9. What You Have Now — Full Cluster Summary
Congratulations. You have built a complete Kubernetes cluster from scratch. Here is everything you created across Modules 06–15:
| Module | What you built |
|---|---|
| 06 — Cluster VMs | 5 VMs with static IPs and SSH access |
| 07 — Certificate Authority & TLS | CA + 10 certificate pairs for all components |
| 08 — Kubeconfig Files | 6 kubeconfigs + encryption config distributed to nodes |
| 09 — etcd Cluster | 2-node etcd cluster with peer/client TLS |
| 10 — Control Plane | kube-apiserver, controller-manager, scheduler on cp1/cp2 |
| 11 — Worker Nodes | containerd, kubelet, kube-proxy on worker1/worker2 |
| 12 — CNI Networking | Bridge plugin + static routes for cross-node pod networking |
| 13 — CoreDNS & HAProxy | Cluster DNS + API server load balancing |
| 14 — Deploy App | PostgreSQL + Go backend + Nginx on Kubernetes |
| 15 — Verification | Scaling, rolling updates, failover, encryption at rest |
Cluster capabilities verified
| Capability | Status |
|---|---|
| Multi-node control plane with leader election | Verified |
| Worker node registration and scheduling | Verified |
| Cross-node pod networking | Verified |
| Service discovery via CoreDNS | Verified |
| API server high availability via HAProxy | Verified |
| Application deployment with Deployments and Services | Verified |
| Horizontal scaling | Verified |
| Rolling updates with zero downtime | Verified |
| Node failure resilience (drain/uncordon) | Verified |
| Secret encryption at rest | Verified |
| Persistent storage with PersistentVolumes | Verified |
| Private registry with authentication | Verified |
10. What's Next
You have completed the Kubernetes The Hard Way track.

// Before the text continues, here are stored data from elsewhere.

diff --git a/sleap_b200/csrc/sb_model.cu b/sleap_b200/csrc/sb_model.cu
--- a/sleap_b200/csrc/sb_model.cu
+++ b/sleap_b200/csrc/sb_model.cu
@@ -335,29 +335,37 @@
 }
 
 int build_programs(sb_handle_s* h, SbModel* m) {
-  const size_t n = m->ops.size();
+  const size_t n = m->ops.size(), nb = m->buffers.size();
   m->op_kind.assign(n, 0);
   for (size_t oi = 0; oi < n; ++oi)
     if (m->ops[oi].kind() == SB_OPK_CONV || m->ops[oi].kind() == SB_OPK_TCONV) m->op_kind[oi] = m->tc_plans[oi] ? 1 : 2;
-  m->buf_elided.assign(m->buffers.size(), 0);
-  for (int all_stores = 0; all_stores < 2; ++all_stores) {
-    m->prog[all_stores].assign(n, nullptr);
+  m->buf_elided.assign(nb, SB_PROG_PRODUCTION);
+  std::vector<char> elided[SB_N_PROGS];
+  for (int p = 0; p < SB_N_PROGS; ++p) {
+    m->prog[p].assign(n, nullptr);
+    elided[p].assign(nb, 0);
     std::vector<char> taken(n, 0);
-    sb_entry_build(m, all_stores, taken);
+    sb_entry_build(m, p, taken);
     for (size_t oi = 0; oi < n; ++oi) {
       if (taken[oi]) continue;
       if (m->tc_plans[oi]) {
-        const SbTcEntry e = sb_conv_tc_entry(m, (int)oi, all_stores);
-        m->prog[all_stores][oi] = e.run;
-        if (e.absorbs >= 0) taken[e.absorbs] = 1;
-        if (e.elides_out) m->buf_elided[m->ops[oi].out_buf()] = 1;
+        const SbTcEntry e = sb_conv_tc_entry(m, (int)oi, p);
+        m->prog[p][oi] = e.run;
+        for (int j = (int)oi + 1; j <= e.absorbs; ++j) {
+          taken[j] = 1;
+          if (e.elides_absorbed && m->ops[j].kind() == SB_OPK_CONV) elided[p][m->ops[j].out_buf()] = 1;
+        }
+        if (e.elides_out) elided[p][m->ops[oi].out_buf()] = 1;
         continue;
       }
-      const int rc = m->precision == 1 ? op_entry_t<float>(h, m, m->ops[oi], m->prog[all_stores][oi])
-                                       : op_entry_t<__half>(h, m, m->ops[oi], m->prog[all_stores][oi]);
+      const int rc = m->precision == 1 ? op_entry_t<float>(h, m, m->ops[oi], m->prog[p][oi])
+                                       : op_entry_t<__half>(h, m, m->ops[oi], m->prog[p][oi]);
       if (rc) return rc;
     }
   }
+  for (size_t b = 0; b < nb; ++b)
+    if (m->buf_elided[b] == SB_PROG_PRODUCTION && elided[SB_PROG_PRODUCTION][b])
+      m->buf_elided[b] = elided[SB_PROG_BLOCK_STORES][b] ? SB_PROG_ALL_STORES : SB_PROG_BLOCK_STORES;
   return 0;
 }
 
@@ -375,12 +383,12 @@
 
 }
 
-int sb_run_ops(sb_handle_s* h, SbModel* m, const void* frames_dev, int frames_are_u8, int B, bool all_stores) {
+int sb_run_ops(sb_handle_s* h, SbModel* m, const void* frames_dev, int frames_are_u8, int B, int program) {
   if (!m->configured) return sb_fail(h, SB_ERR_INVALID, "model not configured");
   if (B <= 0 || B > m->B) return sb_fail(h, SB_ERR_INVALID, "batch %d exceeds configured max %d", B, m->B);
   const bool timed = m->fwd_timing && 2 * (m->fwd_n + 1) <= (int)m->fwd_events.size();
   if (timed) cudaEventRecord(m->fwd_events[2 * m->fwd_n], h->stream);
-  const int rc = run_program(h, m, m->prog[all_stores], frames_dev, frames_are_u8, B);
+  const int rc = run_program(h, m, m->prog[program], frames_dev, frames_are_u8, B);
   if (timed) { cudaEventRecord(m->fwd_events[2 * m->fwd_n + 1], h->stream); ++m->fwd_n; }
   return rc;
 }
@@ -407,12 +415,13 @@
   if (B <= 0 || B > m->B) return sb_fail(h, SB_ERR_INVALID, "bad batch");
   int rc = upload_frames(h, m, images_host, images_are_u8, B);
   if (rc) return rc;
-  bool all_stores = false;
+  int program = SB_PROG_PRODUCTION;
   for (int i = 0; i < n_outputs; ++i) {
     const int id = output_buffer_ids[i];
-    if (id >= 0 && id < (int)m->buffers.size() && m->buf_elided[id]) all_stores = true;
-  }
-  if ((rc = sb_run_ops(h, m, m->frames_dev, images_are_u8, B, all_stores))) return rc;
+    if (id < 0 || id >= (int)m->buffers.size() || m->buf_elided[id] == SB_PROG_PRODUCTION) continue;
+    if (m->buf_elided[id] == SB_PROG_ALL_STORES || program == SB_PROG_PRODUCTION) program = m->buf_elided[id];
+  }
+  if ((rc = sb_run_ops(h, m, m->frames_dev, images_are_u8, B, program))) return rc;
   for (int i = 0; i < n_outputs; ++i) {
     const int id = output_buffer_ids[i];
     if (id < 0 || id >= (int)m->buffers.size()) return sb_fail(h, SB_ERR_INVALID, "bad output buffer id %d", id);
diff --git a/sleap_b200/csrc/sb_model.h b/sleap_b200/csrc/sb_model.h
--- a/sleap_b200/csrc/sb_model.h
+++ b/sleap_b200/csrc/sb_model.h
@@ -57,6 +57,8 @@
   void* dev = nullptr;
 };
 
+enum { SB_PROG_PRODUCTION = 0, SB_PROG_ALL_STORES = 1, SB_PROG_BLOCK_STORES = 2, SB_N_PROGS = 3 };
+
 struct SbConvTcPlan;
 struct SbConv01Plan;
 struct SbTopdown;
@@ -95,7 +97,7 @@
   size_t act_bytes = 0;
   void* frames_dev = nullptr;
   std::vector<SbConvTcPlan*> tc_plans;
-  std::vector<SbLaunchFn> prog[2];
+  std::vector<SbLaunchFn> prog[SB_N_PROGS];
   std::vector<int> op_kind;
   std::vector<char> buf_elided;
   std::vector<cudaEvent_t> prof_events;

Here are areas to explore next:
Cluster management:
- Helm — package manager for Kubernetes. Deploy complex applications with a single
helm installcommand. - Ingress controllers — replace NodePort with proper HTTP routing (Nginx Ingress, Traefik, or Envoy-based controllers).
- cert-manager — automate TLS certificate management with Let's Encrypt.
Observability:
- Prometheus + Grafana — metrics collection and dashboarding for cluster and application monitoring.
- Loki — log aggregation. Centralize logs from all pods into a single queryable store.
- OpenTelemetry — distributed tracing for understanding request flows across services.
Networking:
- Calico or Cilium — replace the basic bridge CNI with a production-grade CNI that supports network policies, BGP, and eBPF.
- Network Policies — restrict pod-to-pod traffic based on labels (zero-trust networking).
Security:
- Pod Security Standards — enforce security baselines (no privileged containers, no host networking, read-only root filesystem).
- OPA/Gatekeeper — policy engine for validating Kubernetes resources before they are created.
- Falco — runtime threat detection for containers.
Storage:
- Longhorn or Rook-Ceph — distributed storage that works across nodes (replaces single-node hostPath).
- CSI drivers — integrate with cloud storage providers.
GitOps:
- Flux or ArgoCD — continuous deployment from Git. Push a change to your repo, and the cluster automatically updates to match.
Each of these tools builds on the fundamentals you now understand. Because you built the cluster by hand, you know exactly what each tool is abstracting away.